WHAT THIS TASK INVOLVES → If a line in the entries below contains "cond", copy it.

====== SOURCE MATERIAL ======

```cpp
int siss_groupnorm_set_slab(int on);
long siss_gn_partial_words(int n, int H, int W, int C, int G);
int siss_quad_stats(const void* x, long ld, int M, int N, int rows_per_image, float* qs, void* stream);
int siss_groupnorm_fwd_qs(const void* x, const float* gamma, const float* beta, void* y, float* mean, float*
    rstd, float* partial, const float* qsA, int ca, const float* qsB, int N, int H, int W, int C, int G, float
    eps, int silu, int out_compact, int ldx, void* stream);
int siss_groupnorm_fwd_ld(const void* x, const float* gamma, const float* beta, void* y, float* mean, float*
    rstd, float* partial, int N, int H, int W, int C, int G, float eps, int silu, int out_compact, int ldx, void*
    stream);
int siss_groupnorm_fwd(const void* x, const float* gamma, const float* beta, void* y, float* mean, float*
    rstd, float* partial, int N, int H, int W, int C, int G, float eps, int silu, int out_compact, void* stream);
int siss_groupnorm_bwd_ld(const void* dy, const void* x, const float* gamma, const float* beta, const float*
    mean, const float* rstd, void* dx, const void* accum, const void* accum2, void* dx2, int split_c, int
    accumulate2, float* dgamma, float* dbeta, float* colsum, long colsum_ld, float* partial, int n2, int nx, int
    set_images, long set_stride, int H, int W, int C, int G, int silu, int dy_compact, int ldx, void* stream);
int siss_groupnorm_bwd_ld_s2d(const void* dy, const void* x, const float* gamma, const float* beta, const
    float* mean, const float* rstd, void* dx, const void* accum, const void* accum2, void* dx2, int split_c, int
    accumulate2, float* dgamma, float* dbeta, float* colsum, long colsum_ld, float* partial, int n2, int nx, int
    set_images, long set_stride, int H, int W, int C, int G, int silu, int dy_compact, int ldx, void* stream);
int siss_groupnorm_bwd(const void* dy, const void* x, const float* gamma, const float* beta, const float*
    mean, const float* rstd, void* dx, const void* accum, const void* accum2, void* dx2, int split_c, int
    accumulate2, float* dgamma, float* dbeta, float* colsum, long colsum_ld, float* partial, int n2, int nx, int
    set_images, long set_stride, int H, int W, int C, int G, int silu, int dy_compact, void* stream);
int siss_groupnorm_bwd_sc(const void* dy, const void* x, const float* gamma, const float* beta, const float*
    mean, const float* rstd, void* dx, const void* dout, long ldo, const void* wsc, int K, const void* accum2,
    void* dx2, int split_c, int accumulate2, float* dgamma, float* dbeta, float* colsum, float* partial, float*
    gconst, int n2, int nx, int set_images, long set_stride, int H, int W, int C, int G, int silu, int s2d, int
    ldx, void* stream);

int siss_conv_out_fprop(const void* x, const float* w, const float* bias, float* pred, int B, int H, int W,
    int C, int CO, void* stream);
int siss_conv_out_dgrad(const float* c, const float* w, void* dx, int N2, int H, int W, int C, int CO, void*
    stream);
int siss_conv_out_wgrad(const float* c, const void* x, float* dW, float* dbias, int nsets, int set_images, int
    nx, long set_stride_w, long set_stride_b, int H, int W, int C, int CO, void* stream);
int siss_conv_in_dgrad(const void* dh, long ld, const void* w, int kp, float* dx, int N, int Cin, int H, int
    W, int C0, void* stream);
int siss_conv_in_dgrad_f32(const void* dh, long ld, const void* w, int kp, float* dx, int N, int Cin, int H,
    int W, int C0, void* stream);

int siss_softmax_fwd(const void* s, void* p, long rows, int S, void* stream);
int siss_softmax_bwd(const void* p, const void* dp, void* ds, long rows, long p_rows, int S, float scale,
    void* stream);
int siss_mha_small_takes(int S, int D, int training);
int siss_mha_small_fwd(const void* q, const void* k, const void* v, void* o, float* lse, int N, int S, int C,
    int D, float scale, void* stream);
int siss_mha_small_bwd(const void* q, const void* k, const void* v, const void* o, const float* lse, const
    void* dout, void* dq, void* dk, void* dv, int n2, int nx, int S, int C, int D, float scale, void* stream);
int siss_mha_small_fwd_f32(const void* q, const void* k, const void* v, void* o, float* lse, int N, int S, int
    C, int D, float scale, void* stream);
int siss_mha_small_bwd_f32(const void* q, const void* k, const void* v, const void* o, const float* lse, const
    void* dout, void* dq, void* dk, void* dv, int n2, int nx, int S, int C, int D, float scale, void* stream);

// ... 337 lines not shown
```

### siss_amd/csrc/common.h

```cpp
#pragma once
#include <hip/hip_runtime.h>
#include <stdint.h>

typedef uint16_t bf16_t;

typedef __attribute__((ext_vector_type(8))) short bf16x8_t;
typedef __attribute__((ext_vector_type(4))) float f32x4_t;
typedef __attribute__((ext_vector_type(16))) float f32x16_t;
typedef __attribute__((ext_vector_type(4))) uint32_t u32x4_t;
typedef __attribute__((ext_vector_type(2))) uint32_t u32x2_t;
typedef __attribute__((ext_vector_type(2))) float f32x2_t;
typedef __attribute__((ext_vector_type(2))) __bf16 bf16x2_t;

#define SISS_OK 0
#define SISS_ERR_ARG 1
#define SISS_ERR_LAUNCH 2

#define SISS_CHECK_ARG(cond) \
    do {                     \
        if (!(cond)) return SISS_ERR_ARG; \
    } while (0)

#define SISS_LAUNCH_RET()                                 \
    do {                                                  \
// ... 55 lines not shown
    return __builtin_bit_cast(float, b0) + __builtin_bit_cast(float, b1);
}

__device__ __forceinline__ float sigmoid_f(float z) { return __builtin_amdgcn_rcpf(1.f + __expf(-z)); }
__device__ __forceinline__ float silu_f(float z) { return z * sigmoid_f(z); }
__device__ __forceinline__ float dsilu_f(float z) {
    const float s = sigmoid_f(z);
    return s * (1.f + z * (1.f - s));
}

__device__ __forceinline__ void gelu_parts(float g, float& Phi, float& e) {
    const float x = fabsf(g) * 0.70710678118654752f;
    const float t = __builtin_amdgcn_rcpf(fmaf(0.3275911f, x, 1.f));
    e = __builtin_amdgcn_exp2f(g * g * -0.72134752044448170f);
    const float poly = t * fmaf(t, fmaf(t, fmaf(t, fmaf(t, 1.061405429f, -1.453152027f), 1.421413741f), -0.284496736f), 0.254829592f);
    const float erf_abs = fmaf(-poly, e, 1.f);
    Phi = 0.5f * (1.f + copysignf(erf_abs, g));
}
__device__ __forceinline__ float gelu_f(float g) { float P, e; gelu_parts(g, P, e); return g * P; }
__device__ __forceinline__ float dgelu_f(float g) { float P, e; gelu_parts(g, P, e); return fmaf(g * 0.3989422804014327f, e, P); }


__device__ __forceinline__ void glds16_asm(const void* g, unsigned lds_dst) {
    unsigned keep;
    asm volatile("s_mov_b32 %0, m0\n\ts_mov_b32 m0, %2\n\ts_nop 0\n\tglobal_load_lds_dwordx4 %1, off\n\ts_mov_b32 m0, %0"
                 : "=&s"(keep) : "v"(g), "s"(lds_dst) : "memory");
}
__device__ __forceinline__ void glds16_saddr(unsigned off, const void* base, unsigned lds_dst) {
    asm volatile("s_mov_b32 m0, %1\n\ts_nop 0\n\tglobal_load_lds_dwordx4 %0, %2" :: "v"(off), "s"(lds_dst), "s"(base) : "memory");
}
__device__ __forceinline__ unsigned lds_addr(const void* p) {
    return (unsigned)(size_t)(__attribute__((address_space(3))) const char*)p;
}

static inline int cdiv(long a, long b) { return (int)((a + b - 1) / b); }

constexpr int kMaxDevices = 64;
constexpr int kQsTileRows = 254, kQsHalfRows = 128;
static inline int siss_current_device() {
    int dev = 0;
    return hipGetDevice(&dev) == hipSuccess && dev >= 0 && dev < kMaxDevices ? dev : -1;
}
static inline int siss_ensure_smem(const void* kernel, int bytes, unsigned char (&done)[kMaxDevices]) {
    const int dev = siss_current_device();
    if (dev < 0) return SISS_ERR_LAUNCH;
    if (!__atomic_load_n(&done[dev], __ATOMIC_ACQUIRE)) {
        if (hipFuncSetAttribute(kernel, hipFuncAttributeMaxDynamicSharedMemorySize, bytes) != hipSuccess) return SISS_ERR_LAUNCH;
        __atomic_store_n(&done[dev], (unsigned char)1, __ATOMIC_RELEASE);
    }
    return SISS_OK;
}

enum SissKernelId { SISS_K_NT = 0, SISS_K_NT_C3P, SISS_K_FLASH_FWD, SISS_K_FLASH_BWD, SISS_K_NT_SPLITK, SISS_K_TN1, SISS_K_TN3,
                    SISS_K_GN_SLAB, SISS_K_GN_QSTATS, SISS_K_FLASH_QSPLIT, SISS_K_ATTN1H_FWD, SISS_K_ATTN1H_BWD, SISS_K_TN_PAIR, SISS_K_FLASH32, SISS_K_FLASH32_FWD, SISS_K_NT_WIDE, SISS_K_GN_SC, SISS_K_COUNT };
void siss_count_dispatch(int kernel_id);
void* siss_workspace(long* bytes);
```

### siss_amd/csrc/groupnorm.hip

```cpp
#include "nt_common.h"
#include "gn_host.h"

namespace {

constexpr int kStatsDepth = 2;
constexpr int kThreads = 256;
constexpr int kMaxG = 32;
constexpr int kMaxC = 1024;

struct GNShape {
    int H, W, C, G, cpg, lpp, ppi;
    int chunk_px, nchunks;
    int ld, Gf, nslices;
    int ldx;
};

__device__ __forceinline__ long compact_row(int n, int pi, int H, int W) { return (long)n * H * W + pi; }

__device__ __forceinline__ void unpack8(u32x4_t r, float (&v)[8]) {
#pragma unroll
    for (int j = 0; j < 4; ++j) {
        v[2 * j] = __builtin_bit_cast(float, r[j] << 16);
        v[2 * j + 1] = __builtin_bit_cast(float, r[j] & 0xffff0000u);
    }
// ... 682 lines not shown
            vx[q] = vd[q] = u32x4_t{0u, 0u, 0u, 0u};
            if (EXTRA) vb[q] = vc[q] = u32x4_t{0u, 0u, 0u, 0u};
            if (s2d_lane) {
                const int yy = y - 1, xx = xq - 1;
                dst[q] = p.dx + nc + (((long)(kset * p.nx + img) * img2 + ((yy >> 1) + 1) * wl2 + (xx >> 1) + 1) * 4 + (((yy & 1) << 1) | (xx & 1))) * p.split_c;
            } else {
                dst[q] = obase + (set_row0 + r) * ostride;
            }
            if (state[q] == 2) {
                vx[q] = *reinterpret_cast<const u32x4_t*>(xb + (long)r * p.ldx);
                vd[q] = *reinterpret_cast<const u32x4_t*>(db + (long)r * C);
                if (EXTRA && bb) vb[q] = *reinterpret_cast<const u32x4_t*>(bb + (long)r * C);
                if (EXTRA && oacc) vc[q] = *reinterpret_cast<const u32x4_t*>(dst[q]);
            }
        }
#pragma unroll
        for (int q = 0; q < kBatch; ++q) {
            if (state[q] == 0) continue;
            u32x4_t out = u32x4_t{0u, 0u, 0u, 0u};
            if (state[q] == 2) {
                if (slot_of[q] != cur_slot) { cur_slot = slot_of[q]; load_consts(cur_slot); }
                const int row = (it0 + q) * 16 + trow;
                float v[8], d[8], pr[8], o[8];
                unpack8(vx[q], v);
                unpack8(vd[q], d);
                unpack8(*reinterpret_cast<const u32x4_t*>(smem + row * kCRow + chunk * 16), pr);
#pragma unroll
                for (int e = 0; e < 8; ++e) {
                    float xh, dsl;
                    gn_bwd_xhat<SILU>(v[e], rs[e], mr[e], ga[e], be[e], xh, dsl);
                    o[e] = gn_bwd_t(d[e], dsl, xh, rs[e], m1[e], m2[e]);
                }
#pragma unroll
                for (int e = 0; e < 8; ++e) o[e] += pr[e];
                if (EXTRA && bb) {
                    float r8[8];
                    unpack8(vb[q], r8);
#pragma unroll
                    for (int e = 0; e < 8; ++e) o[e] += r8[e];
                }
                if (EXTRA && any_oacc) {
                    float r8[8];
                    unpack8(vc[q], r8);
#pragma unroll
                    for (int e = 0; e < 8; ++e) o[e] += r8[e];
                }
                out = pack8(o);
            }
            *reinterpret_cast<u32x4_t*>(dst[q]) = out;
        }
    }
}
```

======

WRITTEN RESPONSE →
#define SISS_CHECK_ARG(cond) \
        if (!(cond)) return SISS_ERR_ARG; \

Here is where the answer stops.